Dans cette perspective, les Américains sont allés jusqu’à accélérer la relance des accords de Vienne de 2015, en vue de réintégrer l’Iran dans le marché gazier mondial, au grand dam d’Israël. Ils tentent également des rapprochements avec le Vénézuela concernant le pétrole. Rappelons qu’il y a quelques mois encore, Washington considérait ces deux pays comme des Etats voyous.

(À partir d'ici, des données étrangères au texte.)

int q3tts_k_gemm_exact(int32_t device, const float* x, int32_t B, int32_t K, const uint16_t* w_bf16, int32_t N,
                       const float* norm_w , float eps, const float* bias ,
                       int32_t epilogue , float* y, uint64_t* argmax_keys,
                       int32_t iters, float* mean_kernel_ms);
int q3tts_k_attention(int32_t device, const float* qkv , int32_t n_rows, int32_t pos0,
                      int32_t n_head, int32_t n_kv_head, int32_t head_dim, const float* q_norm_w, const float* k_norm_w,
                      float eps, float rope_theta, const int32_t* mrope_sections, float* out );
int q3tts_k_attention_decode(int32_t device, const float* qkv, int32_t n_slots, const int32_t* lens, int32_t n_ctx, int32_t n_head,
                             int32_t n_kv_head, int32_t head_dim, const float* q_norm_w, const float* k_norm_w, float eps, float rope_theta,
                             const int32_t* mrope_sections, int32_t policy, float* out_f32, uint16_t* out_bf16);
int q3tts_k_attention_runs(int32_t device, const float* qkv, int32_t n_runs, const int32_t* run_n, const int32_t* run_pos0, int32_t n_ctx,
                           int32_t n_head, int32_t n_kv_head, int32_t head_dim, const float* q_norm_w, const float* k_norm_w, float eps,
                           float rope_theta, const int32_t* mrope_sections, int32_t policy, int32_t out_form, void* out, float* out_scale,
                           uint16_t* k_cache, uint16_t* v_cache);
int q3tts_k_attention_decode_ex(int32_t device, const float* qkv, int32_t n_slots, const int32_t* lens, int32_t n_ctx, int32_t n_head,
                                int32_t n_kv_head, int32_t head_dim, const float* q_norm_w, const float* k_norm_w, float eps,
                                float rope_theta, const int32_t* mrope_sections, int32_t policy, int32_t row_indexed, int32_t out_form,
                                void* out, float* out_scale, uint16_t* k_cache, uint16_t* v_cache);
int q3tts_k_attention_pair(int32_t device, const float* qkv, int32_t n_slots, int32_t n_ctx, int32_t n_head, int32_t n_kv_head,
                           int32_t head_dim, const float* q_norm_w, const float* k_norm_w, float eps, float rope_theta,
                           const int32_t* mrope_sections, int32_t out_form, void* out, float* out_scale, uint16_t* k_cache, uint16_t* v_cache);
int q3tts_k_attend_pick(int32_t fused, int32_t gqa_ratio, int32_t n_ctx, int32_t n_seg, int32_t seg_max_n, int32_t seg_max_t,
                        int32_t n_kv_head, int32_t* kernel);
int q3tts_k_attention_runs_kv8(int32_t device, const float* qkv, int32_t n_runs, const int32_t* run_n, const int32_t* run_pos0, int32_t n_ctx,
                               int32_t n_head, int32_t n_kv_head, int32_t head_dim, const float* q_norm_w, const float* k_norm_w, float eps,
                               float rope_theta, const int32_t* mrope_sections, int32_t policy, int32_t out_form, void* out, float* out_scale,
                               int8_t* k_q, int8_t* v_q, uint16_t* k_d, uint16_t* v_d);
int q3tts_k_attention_decode_kv8(int32_t device, const float* qkv, int32_t n_slots, const int32_t* lens, int32_t n_ctx, int32_t n_head,
                                 int32_t n_kv_head, int32_t head_dim, const float* q_norm_w, const float* k_norm_w, float eps,
                                 float rope_theta, const int32_t* mrope_sections, int32_t policy, int32_t out_form, void* out,
                                 float* out_scale, int8_t* k_q, int8_t* v_q, uint16_t* k_d, uint16_t* v_d);
int q3tts_k_attend_pick_kv8(int32_t fused, int32_t gqa_ratio, int32_t n_ctx, int32_t n_seg, int32_t seg_max_n, int32_t seg_max_t,
                            int32_t n_kv_head, int32_t* kernel);
int q3tts_k_pred_table_row(q3tts_engine* e, int32_t q, int32_t code, float* out);
typedef struct q3tts_k_pred_step {
    int32_t n_rows, q, n_codebooks, n_key_parts, rows_q, d_embed, d_proj, max_steps_cap;
    const uint64_t* keys;
    const int32_t* active;
    const int32_t* n_frames;
    const float* codec_q;
    const float* pproj_q;
    const float* proj_b;
    float* fb;
    float* px;
    int32_t* codes;
} q3tts_k_pred_step;
int q3tts_k_pred_next(int32_t device, q3tts_k_pred_step* st, const float* norm_w, uint16_t* xb, float* ssp);
int q3tts_k_attention_gather(int32_t device, q3tts_k_pred_step* st, const float* table, const float* qkv, int32_t len, int32_t n_ctx,
                             int32_t n_head, int32_t n_kv_head, int32_t head_dim, const float* q_norm_w, const float* k_norm_w, float eps,
                             float rope_theta, const int32_t* mrope_sections, int32_t out_form, void* out, float* out_scale,
                             uint16_t* k_cache, uint16_t* v_cache);
int q3tts_k_sample(int32_t device, const float* logits, int32_t n, int32_t ld, int32_t limit, float temperature,
                   int32_t top_k, float top_p, const float* r_uniform, int32_t* out_ids);
int q3tts_k_talker_prefill(q3tts_engine* e, const float* embd, int32_t n_tok, float* hidden_out, float* logits_out);
int q3tts_k_talker_prefill_prefix(q3tts_engine* e, const q3tts_prefix* prefix, const float* embd, int32_t n_tok, float* hidden_out,
                                  float* logits_out);
int q3tts_k_prefix_read(const q3tts_prefix* x, void* k, void* v, int64_t cap, int64_t* bytes);
int q3tts_k_vocoder(q3tts_engine* e, const int32_t* codes, int32_t n_frames, int32_t chunk_frames, float* pcm_out,
                    int32_t* n_samples_out);
int q3tts_k_vocoder_latent(q3tts_engine* e, const int32_t* codes, int32_t n_frames, int32_t chunk_frames, float* out);
typedef struct q3tts_voc_tap {
    char name[32];
    int32_t dtype, layout, hist_rows, rows, channels, reserved;
    uint64_t offset;
} q3tts_voc_tap;
int q3tts_k_vocoder_taps(q3tts_engine* e, const int32_t* codes, int32_t n_frames, int32_t chunk_frames, int32_t tap_call, void* buf,
                         uint64_t buf_bytes, q3tts_voc_tap* recs, int32_t rec_cap, int32_t* n_recs);
int q3tts_k_vocoder_bench(q3tts_engine* e, int32_t n_slots, int32_t chunks, float* ms_per_chunk);
int q3tts_k_gguf_read(const char* path, const char* tensor, float* out, int64_t cap, int64_t* nelem, int64_t* dims4, int32_t* ggml_type);
int q3tts_k_gguf_meta(const char* path, const char* key, int32_t* value_type, int32_t* elem_type, int64_t* count, double* values,
                      int64_t values_cap, char* str, int64_t str_cap, int64_t* str_bytes);
int q3tts_k_probe(q3tts_engine* e, int32_t enable);
int q3tts_k_mfma_bf16(int32_t device, const uint16_t* a, const uint16_t* b, const float* c, float* d, int32_t n_cases, int32_t chain);
int q3tts_k_bgemm(int32_t device, const uint16_t* xb, int32_t B, int32_t K, const uint16_t* w_bf16, int32_t N, const float* ssp, int32_t ntiles,
                  int32_t d_norm, float eps, int32_t epilogue, const float* nw_next, float* y, uint16_t* yb, float* ssp_out, uint64_t* keys,
                  int32_t iters, float* mean_kernel_ms);
int q3tts_k_bgemm_policy(int32_t big);
int q3tts_k_attend_policy(int32_t decode, int32_t prefill);
int q3tts_k_pred_variant(q3tts_engine* e, int32_t force);
int q3tts_k_text_ready(int32_t n_text, int32_t closed, int32_t n_frames);
int q3tts_k_credit_ready(int64_t credit, int32_t n_frames);
int q3tts_k_request_rules(const q3tts_request* r, int32_t keep, int32_t keep_rows, char* msg, int32_t cap);
int q3tts_k_swap_arena(int64_t cap, const int64_t* ops, int32_t n, int64_t* offsets);
int q3tts_k_swap_phase_ms(const q3tts_session* s, double out[3]);
int q3tts_k_bgemm_pick(int32_t B, int32_t K, int32_t N, int32_t epilogue, int32_t w_once, int32_t q8, int32_t* out5);
int q3tts_k_bgemm_q8(int32_t device, const uint16_t* xb, int32_t B, int32_t K, const int8_t* q, const uint16_t* d_f16, int32_t N, const float* ssp,
                     int32_t ntiles, int32_t d_norm, float eps, int32_t epilogue, const float* nw_next, float* y, uint16_t* yb, float* ssp_out,
                     uint64_t* keys, int32_t iters, float* mean_kernel_ms);
int q3tts_k_bgemm_q8a8(int32_t device, const int8_t* aq, const float* ad, int32_t B, int32_t K, const int8_t* q, const uint16_t* d_f16, int32_t N,
                       const float* ssp, int32_t ntiles, int32_t d_norm, float eps, int32_t epilogue, const float* nw_next, float* y, int8_t* yq,
                       float* yd, float* ssp_out, int32_t iters, float* mean_kernel_ms);
int q3tts_k_bgemm_q8a8_argmax(int32_t device, const int8_t* aq, const float* ad, int32_t B, int32_t K, const int8_t* q, const uint16_t* d_f16, int32_t N,
                              const float* ssp, int32_t ntiles, int32_t d_norm, float eps, int32_t* ids_out);
int q3tts_k_bgemm_voc(int32_t device, const uint16_t* xb, int32_t B, int32_t K, const uint16_t* w_bf16, int32_t N, int32_t epilogue, const float* bias,
                      int32_t bias_n, const float* col_scale, int32_t seg_rows, int32_t gap_rows, float* y, uint16_t* yb, int32_t want_yb);
int q3tts_k_project(int32_t device, const float* x, int32_t rows, int32_t n_in, const float* w, const float* bias, int32_t n_out, const float* nw,
                    float* y, uint16_t* xb, float* ssp);
int q3tts_k_norm_inputs(int32_t device, const float* x, int32_t rows, int32_t d, const float* nw, uint16_t* xb, float* ssp);
int q3tts_k_alloc_upload(q3tts_engine* e, int64_t bytes, int64_t* mismatches);
int q3tts_k_pcm_pack(int32_t device, const float* src, int32_t rows, int64_t stride, const int32_t* ent_row, const int32_t* ent_first,
                     const int32_t* ent_count, const int64_t* ent_dst, int32_t n_ent, int32_t format, void* out, int64_t out_n);
int q3tts_k_resample_table(int32_t rate_in, int32_t rate_out, int32_t* L, int32_t* M, int32_t* H, float* tab, int64_t cap, int64_t* n);
int q3tts_k_pcm_resample(int32_t device, const float* src, int32_t rows, int64_t stride, const int32_t* row_len, const int32_t* row_final,
                         const int32_t* ent_row, const int32_t* ent_first, const int32_t* ent_count, const int64_t* ent_dst, int32_t n_ent,
                         int32_t rate_in, int32_t rate_out, int32_t format, void* out, int64_t out_n, int32_t iters, float* mean_ms);
int q3tts_k_tempo_counts(int64_t n, int32_t permille, int64_t* N, int64_t* D);
int q3tts_k_pcm_tempo(int32_t device, const float* src, int32_t rows, int64_t stride, const int32_t* lens, int32_t n_steps, const int32_t* row_final,
                      int32_t permille, float* out, int64_t out_stride, int32_t* n_valid, int32_t* delta, int64_t delta_stride, int32_t iters, float* mean_ms);
int q3tts_k_row_buckets(int32_t max_batch, int32_t* out, int32_t cap);
int q3tts_k_bucket_steps(const q3tts_engine* e, int64_t* out, int32_t cap);
int q3tts_k_prefix_stats(const q3tts_engine* e, int64_t* out2);
int q3tts_k_engine_footprint(const q3tts_engine_config* cfg, int64_t* bytes);
int q3tts_k_device_bytes(const q3tts_engine* e, int64_t* bytes);
int q3tts_k_rng_f32(uint64_t seed, int32_t n, float* out);

#define Q3TTS_BREAK_END 0
#define Q3TTS_BREAK_HARD 1
#define Q3TTS_BREAK_CLAUSE 2
#define Q3TTS_BREAK_SENTENCE 3
#define Q3TTS_BREAK_PARAGRAPH 4
typedef struct q3tts_text_span { int64_t begin, end; int32_t kind; } q3tts_text_span;
int q3tts_text_split(const char* utf8, int64_t n_bytes, int32_t target_bytes , int32_t max_bytes ,
                     q3tts_text_span* spans, int32_t cap, int32_t* n_spans, char* err, int32_t err_cap);

typedef struct q3tts_join_opts {
    int32_t trim;
    float threshold;
    int32_t keep;
    int32_t fade;
    int32_t pause_ms[5];
} q3tts_join_opts;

Quoiqu’il en soit, le propre du réalisme en géopolitique étant de tirer le meilleur du réel au profit de ses intérêts nationaux, le Maroc a tout à gagner de ce bras fer, du moins concernant la question gazière. Car si jamais les Etats-Unis arrivaient à obtenir une réouverture du gazoduc «Maghreb-Europe», cela constituerait incontestablement une déconvenue diplomatique pour l’Algérie, et un affermissement du rôle stratégique du Maroc dans la région. Ajoutons à cela le récent changement de position de Madrid au profit de Rabat concernant le plan d’autonomie pour nos provinces du Sud, qui vient accroître l’enclavement diplomatique de plus en plus prononcé d’Alger, qui perd ses alliés, ou du moins ses soutiens, les uns après les autres.

Le génie c’est de durer, disait Goethe.